While Germany was conducting its military campaign in Western Europe in May and June 1940, the USSR invaded the Baltic states. On 14 June 1940, an ultimatum was served to Lithuania on the alleged grounds of abduction of Red Army troops. The ultimatum said Lithuania should remove officials that the USSR found unsuitable (the Minister of the Interior and the Head of the Security Department in particular), replace the government, and allow an unlimited number of Red Army troops to enter the country. The acceptance of the ultimatum would have meant the loss of sovereignty, but Soviet foreign minister Vyacheslav Molotov declared to diplomat Juozas Urbšys that, whatever the reply may be, "troops will enter Lithuania tomorrow nonetheless". The ultimatum was a violation of every prior agreement between Lithuania and the USSR and of international law governing the relations of sovereign states.

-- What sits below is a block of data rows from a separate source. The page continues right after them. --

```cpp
__global__ void __launch_bounds__(1024) nbf_layer0_rows_kernel(const Layer0Params p) {
    __shared__ __attribute__((aligned(16))) float lds_wt[128 * 64];
    __shared__ __attribute__((aligned(16))) float lds_vec[64 * 80];
    const int outer = blockIdx.y;
    const int l16 = threadIdx.x & 15;
    const int grp = blockIdx.x * (blockDim.x >> 4) + (threadIdx.x >> 4);
    const int ngrp = gridDim.x * (blockDim.x >> 4);
    long long s = p.src[outer];
    s = s < 0 ? 0 : (s >= p.num_node ? p.num_node - 1 : s);
    const int k0 = p.trow_ptr[s], k1 = p.trow_ptr[s + 1];
    if (blockIdx.x > 0 && k0 + (int)blockIdx.x * (int)(blockDim.x >> 4) >= k1) return;
    const L0Vec vec = l0_load_vectors(p, l16);
    float qv[4];
#pragma unroll
    for (int e = 0; e < 4; ++e) qv[e] = p.q ? p.q[(long long)outer * 64 + 4 * l16 + e] : 1.f;
    {
        const int f = threadIdx.x & 63;
#pragma unroll
        for (int kc = 4 * (threadIdx.x >> 6); kc < 128; kc += 4 * (blockDim.x >> 6)) {
            const float4 wv = *reinterpret_cast<const float4 *>(p.weight + f * 128 + kc);
            lds_wt[(kc + 0) * 64 + f] = wv.x;
            lds_wt[(kc + 1) * 64 + f] = wv.y;
            lds_wt[(kc + 2) * 64 + f] = wv.z;
            lds_wt[(kc + 3) * 64 + f] = wv.w;
        }
    }
    __syncthreads();
    const float *relb = reinterpret_cast<const float *>(p.rel.ptr) + outer * p.rel.stride_outer;
    float *outb = p.out + outer * p.out_so;
    float *slot = lds_vec + (threadIdx.x >> 4) * 80;

    const auto update_row = [&](const float (&agg)[4], bool is_src, long long row) {
        float y[4] = {0.f, 0.f, 0.f, 0.f};
        if (is_src) {
            *reinterpret_cast<float4 *>(slot + 4 * l16) = make_float4(qv[0], qv[1], qv[2], qv[3]);
#pragma unroll
            for (int k4 = 0; k4 < 16; ++k4) {
                const float4 x4 = *reinterpret_cast<const float4 *>(slot + 4 * k4);
                const float xs[4] = {x4.x, x4.y, x4.z, x4.w};
#pragma unroll
                for (int e = 0; e < 4; ++e) {
                    const float4 wv = *reinterpret_cast<const float4 *>(lds_wt + (4 * k4 + e) * 64 + 4 * l16);
                    y[0] = __builtin_fmaf(xs[e], wv.x, y[0]);
                    y[1] = __builtin_fmaf(xs[e], wv.y, y[1]);
                    y[2] = __builtin_fmaf(xs[e], wv.z, y[2]);
                    y[3] = __builtin_fmaf(xs[e], wv.w, y[3]);
                }
            }
        }
        *reinterpret_cast<float4 *>(slot + 4 * l16) = make_float4(agg[0], agg[1], agg[2], agg[3]);
#pragma unroll
        for (int k4 = 0; k4 < 16; ++k4) {
            const float4 a4 = *reinterpret_cast<const float4 *>(slot + 4 * k4);
            const float as[4] = {a4.x, a4.y, a4.z, a4.w};
#pragma unroll
            for (int e = 0; e < 4; ++e) {
                const float4 wv = *reinterpret_cast<const float4 *>(lds_wt + (64 + 4 * k4 + e) * 64 + 4 * l16);
                y[0] = __builtin_fmaf(as[e], wv.x, y[0]);
                y[1] = __builtin_fmaf(as[e], wv.y, y[1]);
                y[2] = __builtin_fmaf(as[e], wv.z, y[2]);
                y[3] = __builtin_fmaf(as[e], wv.w, y[3]);
            }
        }
#pragma unroll
        for (int e = 0; e < 4; ++e) y[e] += vec.bias[e];
        l0_finish(y, p, vec, slot, l16);
        if (is_src && (p.flags & L0_RESIDUAL)) {
#pragma unroll
            for (int e = 0; e < 4; ++e) y[e] += qv[e];
        }
        *reinterpret_cast<float4 *>(outb + row * p.out_sr + 4 * l16) = make_float4(y[0], y[1], y[2], y[3]);
    };

    for (int k = k0 + grp; k < k1; k += ngrp) {
        const int last = k1 - 1;
        const int prev = p.tcol[k > k0 ? k - 1 : k0];
        int tc[4];
#pragma unroll
        for (int u = 0; u < 4; ++u) tc[u] = p.tcol[min(k + u, last)];
        const int target = tc[0];
        if (k > k0 && prev == target) continue;
        int kend = k + 1;
        if (kend < k1 && tc[1] == target) ++kend;
        if (kend == k + 2 && kend < k1 && tc[2] == target) ++kend;
        if (kend == k + 3 && kend < k1 && tc[3] == target) ++kend;
        if (kend == k + 4)
            while (kend < k1 && p.tcol[kend] == target) ++kend;
        const bool is_src = target == (int)s;
        const bool use_max = (p.flags & L0_MAX) != 0;
        const float init = (use_max && is_src && !(p.self_loop[s] & 2)) ? -3.402823466e+38f : 0.f;
        float agg[4] = {init, init, init, init};
        for (int kb = k; kb < kend; kb += 4) {
            float4 rv[4];
            float wv[4];
#pragma unroll
            for (int u = 0; u < 4; ++u) {
                const int kk = min(kb + u, kend - 1);
                const int ty = p.ttype[kk];
                rv[u] = *reinterpret_cast<const float4 *>(relb + (long long)ty * p.rel.stride_row + 4 * l16);
                wv[u] = p.w ? p.w[p.tperm[kk]] : 1.f;
            }
#pragma unroll
            for (int u = 0; u < 4; ++u) {
                if (kb + u < kend) {
                    const float r4[4] = {rv[u].x, rv[u].y, rv[u].z, rv[u].w};
#pragma unroll
                    for (int e = 0; e < 4; ++e) {
                        float m = r4[e] * qv[e];
                        if (p.w) m = wv[u] * m;
                        agg[e] = use_max ? fmaxf(agg[e], m) : agg[e] + m;
                    }
                }
            }
        }
        if (is_src) {
#pragma unroll
            for (int e = 0; e < 4; ++e) agg[e] = use_max ? fmaxf(agg[e], qv[e]) : agg[e] + qv[e];
        }
        update_row(agg, is_src, target);
    }
    if (grp == 0 && !(p.self_loop[s] & 1)) {
        float a0[4];
#pragma unroll
        for (int e = 0; e < 4; ++e) a0[e] = ((p.flags & L0_MAX) && (p.self_loop[s] & 2)) ? fmaxf(qv[e], 0.f) : qv[e];
        update_row(a0, true, s);
    }
}

}
```

### ultra_amd/csrc/layer0_update.hpp

```cpp
#pragma once

#include <hip/hip_runtime.h>

#include <cstdint>

#include "rspmm_kernels.hpp"
#include "torch_math.hpp"

namespace ultra {

enum { L0_LN = 1, L0_RELU = 2, L0_RESIDUAL = 4, L0_MAX = 8, L0_ONLY_FILL = 16, L0_SKIP_FILL = 32 };

struct Layer0Params {
    const int32_t *trow_ptr;
    const int32_t *tcol;
    const int32_t *ttype;
    const int32_t *tperm;
    const uint8_t *self_loop;
    const float *w;
    const int64_t *src;
    const float *q;
    MatArg rel;
    const float *weight;
    const float *bias, *ln_w, *ln_b;
    float *out;
    long long out_so, out_sr;
    long long num_node;
    int32_t n_outer;
    float eps;
    int32_t flags;
};

struct L0Vec {
    float bias[4], ln_w[4], ln_b[4];
};

__device__ __forceinline__ L0Vec l0_load_vectors(const Layer0Params &p, int l16) {
    L0Vec v;
#pragma unroll
    for (int e = 0; e < 4; ++e) {
        v.bias[e] = p.bias ? p.bias[4 * l16 + e] : 0.f;
        v.ln_w[e] = (p.flags & L0_LN) ? p.ln_w[4 * l16 + e] : 1.f;
        v.ln_b[e] = (p.flags & L0_LN) ? p.ln_b[4 * l16 + e] : 0.f;
    }
    return v;
}

__device__ __forceinline__ void l0_finish(float (&y)[4], const Layer0Params &p, const L0Vec &vec, float *slot, const int l16) {
    if (p.flags & L0_LN) {
        *reinterpret_cast<float4 *>(slot + 4 * l16) = make_float4(y[0], y[1], y[2], y[3]);
        float xv[8];
#pragma unroll
        for (int j = 0; j < 8; ++j) xv[j] = slot[8 * j + (l16 & 7)];
        const Moments w = welford8(xv);
        if (l16 < 8) {
            slot[64 + 2 * l16] = w.m1;
            slot[64 + 2 * l16 + 1] = w.m2;
        }
        Moments all[8];
#pragma unroll
        for (int i = 0; i < 8; ++i) all[i] = Moments{slot[64 + 2 * i], slot[64 + 2 * i + 1]};
        float mean, rstd;
        merge8(all, p.eps, mean, rstd);
#pragma unroll
        for (int e = 0; e < 4; ++e) y[e] = ln_apply(y[e], mean, rstd, vec.ln_w[e], vec.ln_b[e]);
    }
    if (p.flags & L0_RELU) {
#pragma unroll
        for (int e = 0; e < 4; ++e) y[e] = fmaxf(y[e], 0.f);
    }
}

}
```

### ultra_amd/csrc/rspmm_api.hip

```cpp
#include <hip/hip_runtime.h>

#include <cstdio>
#include <cstring>
#include <functional>
#include <string>
#include <vector>

#include "device_scope.hpp"
#include "layer0_kernels.hpp"
#include "rspmm_bwd_kernels.hpp"
#include "rspmm_kernels.hpp"
#include "rspmm_order_kernels.hpp"
#include "rspmm_rows_kernels.hpp"
#include "rows_bwd_kernels.hpp"

namespace ultra {

#define ULTRA_EXTERN_VARIANT(T_, VEC_, MODE_) \
    template <>                               \
    hipError_t launch_fwd_variant<T_, VEC_, MODE_>(int, int, const FwdParams &, int, int, size_t, hipStream_t);
ULTRA_EXTERN_VARIANT(float, 4, 0)
ULTRA_EXTERN_VARIANT(float, 1, 0)
ULTRA_EXTERN_VARIANT(float, 4, 1)
ULTRA_EXTERN_VARIANT(float, 4, 2)
// ... 596 lines not shown
    const int64_t step = dtype == ULTRA_F32 ? 4 : 2;
    bool vec4 = (row_len % 4 == 0) && mat_vec_ok(out, step);
    if (mul != BIN_RHS) vec4 = vec4 && mat_vec_ok(rel, step);
    if (mul != BIN_LHS) vec4 = vec4 && mat_vec_ok(x, step);
    if (bnd) vec4 = vec4 && mat_vec_ok(bnd, step);
    if (rot) vec4 = vec4 && (row_len % 8 == 0);
    const int VEC = vec4 ? 4 : 1;
    const int SPAN = 16 * VEC;
    const bool rot_far = rot && !(VEC == 4 && row_len == SPAN);

    if ((p->flags & ULTRA_PLAN_TYPE_RUNS) && !(p->flags & ULTRA_PLAN_EXACT_ORDER)) {
        if (!(sum == ULTRA_SUM_ADD && mul == BIN_MUL)) {
            set_error("a ULTRA_PLAN_TYPE_RUNS plan serves add_mul only (distributivity)");
            return ULTRA_ERR_UNSUPPORTED;
        }
        mul = BIN_MUL_TYPED;
    }
    const auto slice_bytes = [&](const ultra_mat *m, int64_t rows) { return (uint64_t)rows * (uint64_t)m->stride_row * esz; };
    if ((mul != BIN_LHS && slice_bytes(x, p->num_in) >= (1ull << 32)) ||
        (mul != BIN_RHS && slice_bytes(rel, p->num_rel) >= (1ull << 32))) {
        set_error("rspmm: an operand slice (rows * stride_row) exceeds 4 GiB; use the batch-major layout");
        return ULTRA_ERR_UNSUPPORTED;
    }
    FwdParams fp = fwd_params(p, mul, w, rel, x, bnd, out, SPAN, (int64_t)esz, call);

    const size_t ring_bytes = p->n_chain > 0 ? (size_t)2 * CHAIN_SLOTS * 64 * esz : 0;
    if ((p->flags & ULTRA_PLAN_EXACT_ORDER) && !rot && VEC == 4 && general_walk() == 0 && p->num_in < (1 << 24) &&
        p->num_rel < (1 << 24) && (mul == BIN_LHS || x->stride_row * (int64_t)esz < (1 << 24)) &&
        (mul == BIN_RHS || rel->stride_row * (int64_t)esz < (1 << 24)) && ring_bytes <= di.lds_optin)
        return forward_order(p, sum, mul, dtype, w, x, bnd, out, stream, call, fp, di, ring_bytes, point_fill);
    if (call.upd) {
        set_error("ultra_rspmm_forward_update: this call is not served by the reference-order kernels");
        return ULTRA_ERR_UNSUPPORTED;
    }
    if (call.w_samples) {
        set_error("ultra_rspmm_forward_masked_samples: this call is not served by the reference-order kernels (row length, "
                  "alignment or tuning)");
        return ULTRA_ERR_UNSUPPORTED;
    }
    if (point_fill) {
        set_error("a point boundary under min / max: this call is not served by the reference-order kernels (row length, "
                  "alignment or tuning); pass the boundary as a tensor");
        return ULTRA_ERR_UNSUPPORTED;
    }
    return forward_walk(p, sum, mul, dtype, w, bnd, out, stream, call, fp, di, VEC, rot_far);
}

static int ensure_backward_plans(ultra_plan *p) {
    if (p->tplan && p->rplan) return ULTRA_OK;
    if ((int64_t)p->h_row.size() != p->num_edge) return invalid("plan was built without its edge list; backward unavailable");
    ultra_plan_opts o;
    std::memset(&o, 0, sizeof(o));
    o.seg_len = p->seg_len;
    o.g_max = p->g_max;
    o.flags = p->flags & ~ULTRA_PLAN_EXACT_ORDER;
    if (!p->tplan) {
        p->tplan = build_plan(p->h_col.data(), p->h_row.data(), p->h_type.data(), p->num_edge, p->num_in, p->num_out,
                              p->num_rel, &o, false);
        p->tplan->pinned = p->pinned;
    }
    if (!p->rplan) {
        p->rplan = build_plan(p->h_type.data(), p->h_col.data(), p->h_row.data(), p->num_edge, p->num_rel, p->num_in,
                              p->num_out, &o, false);
        p->rplan->pinned = p->pinned;
    }
    return ULTRA_OK;
}

template <typename Launch>
static int backward_gather(ultra_plan *p, int dtype, const void *w, const EdgeParams &ep, const ultra_mat *xgrad,
                           const ultra_mat *rgrad, int32_t spans_per_outer, int fix_vec, const char *what, hipStream_t stream,
                           const Launch &launch) {
    const size_t esz = dtype == ULTRA_F32 ? 4 : 8;
    int rc;
    if ((rc = ensure_backward_plans(p))) return rc;
    for (int which = 0; which < 2; ++which) {
        ultra_plan *q = which == 0 ? p->tplan : p->rplan;
        const ultra_mat *dst = which == 0 ? xgrad : rgrad;
        if ((rc = upload_plan(q))) return rc;
        if (q->n_slot > 0 &&
            (rc = ensure_scratch(&q->d.partial, &q->d.partial_bytes, (size_t)q->n_slot * ep.n_outer * ep.row_len * esz, q)))
            return rc;
        GatherBwdParams gp;
        std::memset(&gp, 0, sizeof(gp));
        gp.items = q->d.items;
        gp.n_item = (int32_t)q->items.size();
        gp.col = q->d.col, gp.type = q->d.type, gp.perm = q->d.perm;
        gp.w = w;
        gp.rel = ep.rel, gp.x = ep.x, gp.out = ep.out, gp.og = ep.og;
        gp.grad = dst->ptr, gp.grad_so = dst->stride_outer, gp.grad_sr = dst->stride_row;
        gp.partial = q->d.partial;
        gp.n_outer = ep.n_outer, gp.row_len = ep.row_len;
        gp.spans_per_outer = spans_per_outer;
        gp.n_span = gp.spans_per_outer * gp.n_outer;
        const int grid = 2048;
        gp.smod = std::min<int32_t>(gp.n_span, grid);
        gp.nparts = grid / gp.smod;
        const hipError_t e = launch(which == 1, gp, grid);
        if (e != hipSuccess) return hip_fail(e, what);
        if ((rc = launch_fixup(q, dst, 0, dtype, fix_vec, stream))) return rc;
    }
    return ULTRA_OK;
}
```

The last session of the government of the Republic of Lithuania was called to discuss the ultimatum, with most members in favour of accepting it. On 15 June, President Antanas Smetona left for the West, expecting to return when the geopolitical situation changed, leaving Prime Minister Antanas Merkys in Lithuania. Before his departure, Smetona transferred most presidential duties to Merkys. Under the constitution, the prime minister became acting president whenever the president was unable to carry out his duties.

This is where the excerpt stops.